▶ _Data extracts_:
# Luka140/paig_reproduction

Hardware: AMD Instinct MI355X
Metric: video-seqs/sec (train step) spring_color B=100 @ 1/2/4/8 MI355X (higher is better)
Workload: dtype fp32; 1 GPU; spring_color PhysicsNet train step (get_batch gather+fwd+loss+bwd+allreduce+RMSprop), B=100/rank, 32x32x3, seq_len 50 (4 in / 6 pred / 40 extrap); global_batch=100, seq_len=50, parallelism=dp1, conv_math=split, split_graph=False, optimizer_in_graph=True, byte_targets=True, dataset_seqs=800

## Files before the change

### paig_reproduction_amd/csrc/conv_split.hip

```cpp
#include "split_common.h"

#ifndef PAIG_FWD_AUXP
#define PAIG_FWD_AUXP 1
#endif

namespace {


constexpr bool sfwd_sla(bool UPS, int PM, int H, int W, int ups_bytes, int lo_bytes) {
  return UPS && PM == 0 && H * W >= 4096 && ups_bytes <= lo_bytes;
}
constexpr int sfwd_lds(int CIN, int H, int W, int KS, bool UPS, int PM, int tpxm, int ntb) {
  const int CC = rup(CIN, 8) / 8, PS = CC % 2 == 0 ? CC + 1 : CC;
  const int NS = ceil_div(KS * KS * CC, 4);
  const int FPT = H * W <= tpxm ? tpxm / (H * W) : 1;
  const int RT = H * W <= tpxm ? H : rows_fit(H, W, tpxm);
  const int TWPX = W + 2 * (KS / 2);
  const int RP = W == 8 ? to_mod16(TWPX * PS, 8) : TWPX * PS;
  const int img = FPT * (RT + KS - 1) * RP * 8, wimg = NS * ntb * 64 * 8;
  const int ups = UPS ? up_window_floats(CIN, FPT, RT, W) * 4 : 0;
  return (img + wimg) * 2 * (PM == 2 ? 1 : 2) + (sfwd_sla(UPS, PM, H, W, ups, img * 2) ? 0 : ups);
}
constexpr int sfwd_vgprs(int CIN, int H, int W, int KS, bool UPS, int tpxm, int ntb) {
  const int CC = rup(CIN, 8) / 8, NS = ceil_div(KS * KS * CC, 4);
  const int FPT = H * W <= tpxm ? tpxm / (H * W) : 1;
  const int RT = H * W <= tpxm ? H : rows_fit(H, W, tpxm);
  const int MW = ceil_div(ceil_div(FPT * RT * W, 16), 4);
  const int NL = UPS ? 1 : ceil_div(FPT * (RT + KS - 1) * (W % 2 == 0 ? W / 2 : W) * CC, 256);
  return MW * ntb * 4 + NL * 30 + ntb * 8 + NS + MW * 8 + 40;
}
#ifndef PAIG_FWD_UPS_TP
#define PAIG_FWD_UPS_TP 256
#endif
#ifndef PAIG_FWD_TP32
#define PAIG_FWD_TP32 256
#endif
constexpr int sfwd_pick(int CIN, int COUT, int H, int W, int KS, bool UPS, int PM) {
  const int base = UPS && H * W < 4096 && PAIG_FWD_UPS_TP < 256   ? PAIG_FWD_UPS_TP
                   : !UPS && H * W == 1024 && PAIG_FWD_TP32 < 256 ? PAIG_FWD_TP32
                                                                  : (W == 8 ? 128 : 256);
  const int NT = ceil_div(COUT, 16);
  for (int pass = UPS && !(PM == 0 && H * W >= 4096) ? 1 : 0; pass < 3; ++pass)
    for (int nb = 1; nb <= NT; ++nb) {
      if (NT % nb != 0 || NT / nb > 4) continue;
      for (int tp = base; tp >= (pass == 1 ? base / 2 : 64); tp /= 2)
        if (sfwd_lds(CIN, H, W, KS, UPS, PM, tp, NT / nb) <= (pass == 0 ? LDS_MAX / 2 : LDS_MAX) &&
            sfwd_vgprs(CIN, H, W, KS, UPS, tp, NT / nb) <= 264 && (pass > 0 || tp >= base / 2))
          return tp * 256 + nb;
    }
  return 0;
}
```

▶ _Activity_: A complete, exact copy of the entries is required.

▶ _Task answer_:
# Luka140/paig_reproduction

Hardware: AMD Instinct MI355X
Metric: video-seqs/sec (train step) spring_color B=100 @ 1/2/4/8 MI355X (higher is better)
Workload: dtype fp32; 1 GPU; spring_color PhysicsNet train step (get_batch gather+fwd+loss+bwd+allreduce+RMSprop), B=100/rank, 32x32x3, seq_len 50 (4 in / 6 pred / 40 extrap); global_batch=100, seq_len=50, parallelism=dp1, conv_math=split, split_graph=False, optimizer_in_graph=True, byte_targets=True, dataset_seqs=800

## Files before the change

### paig_reproduction_amd/csrc/conv_split.hip

```cpp
#include "split_common.h"

#ifndef PAIG_FWD_AUXP
#define PAIG_FWD_AUXP 1
#endif

namespace {


constexpr bool sfwd_sla(bool UPS, int PM, int H, int W, int ups_bytes, int lo_bytes) {
  return UPS && PM == 0 && H * W >= 4096 && ups_bytes <= lo_bytes;
}
constexpr int sfwd_lds(int CIN, int H, int W, int KS, bool UPS, int PM, int tpxm, int ntb) {
  const int CC = rup(CIN, 8) / 8, PS = CC % 2 == 0 ? CC + 1 : CC;
  const int NS = ceil_div(KS * KS * CC, 4);
  const int FPT = H * W <= tpxm ? tpxm / (H * W) : 1;
  const int RT = H * W <= tpxm ? H : rows_fit(H, W, tpxm);
  const int TWPX = W + 2 * (KS / 2);
  const int RP = W == 8 ? to_mod16(TWPX * PS, 8) : TWPX * PS;
  const int img = FPT * (RT + KS - 1) * RP * 8, wimg = NS * ntb * 64 * 8;
  const int ups = UPS ? up_window_floats(CIN, FPT, RT, W) * 4 : 0;
  return (img + wimg) * 2 * (PM == 2 ? 1 : 2) + (sfwd_sla(UPS, PM, H, W, ups, img * 2) ? 0 : ups);
}
constexpr int sfwd_vgprs(int CIN, int H, int W, int KS, bool UPS, int tpxm, int ntb) {
  const int CC = rup(CIN, 8) / 8, NS = ceil_div(KS * KS * CC, 4);
  const int FPT = H * W <= tpxm ? tpxm / (H * W) : 1;
  const int RT = H * W <= tpxm ? H : rows_fit(H, W, tpxm);
  const int MW = ceil_div(ceil_div(FPT * RT * W, 16), 4);
  const int NL = UPS ? 1 : ceil_div(FPT * (RT + KS - 1) * (W % 2 == 0 ? W / 2 : W) * CC, 256);
  return MW * ntb * 4 + NL * 30 + ntb * 8 + NS + MW * 8 + 40;
}
#ifndef PAIG_FWD_UPS_TP
#define PAIG_FWD_UPS_TP 256
#endif
#ifndef PAIG_FWD_TP32
#define PAIG_FWD_TP32 256
#endif
constexpr int sfwd_pick(int CIN, int COUT, int H, int W, int KS, bool UPS, int PM) {
  const int base = UPS && H * W < 4096 && PAIG_FWD_UPS_TP < 256   ? PAIG_FWD_UPS_TP
                   : !UPS && H * W == 1024 && PAIG_FWD_TP32 < 256 ? PAIG_FWD_TP32
                                                                  : (W == 8 ? 128 : 256);
  const int NT = ceil_div(COUT, 16);
  for (int pass = UPS && !(PM == 0 && H * W >= 4096) ? 1 : 0; pass < 3; ++pass)
    for (int nb = 1; nb <= NT; ++nb) {
      if (NT % nb != 0 || NT / nb > 4) continue;
      for (int tp = base; tp >= (pass == 1 ? base / 2 : 64); tp /= 2)
        if (sfwd_lds(CIN, H, W, KS, UPS, PM, tp, NT / nb) <= (pass == 0 ? LDS_MAX / 2 : LDS_MAX) &&
            sfwd_vgprs(CIN, H, W, KS, UPS, tp, NT / nb) <= 264 && (pass > 0 || tp >= base / 2))
          return tp * 256 + nb;
    }
  return 0;
}
```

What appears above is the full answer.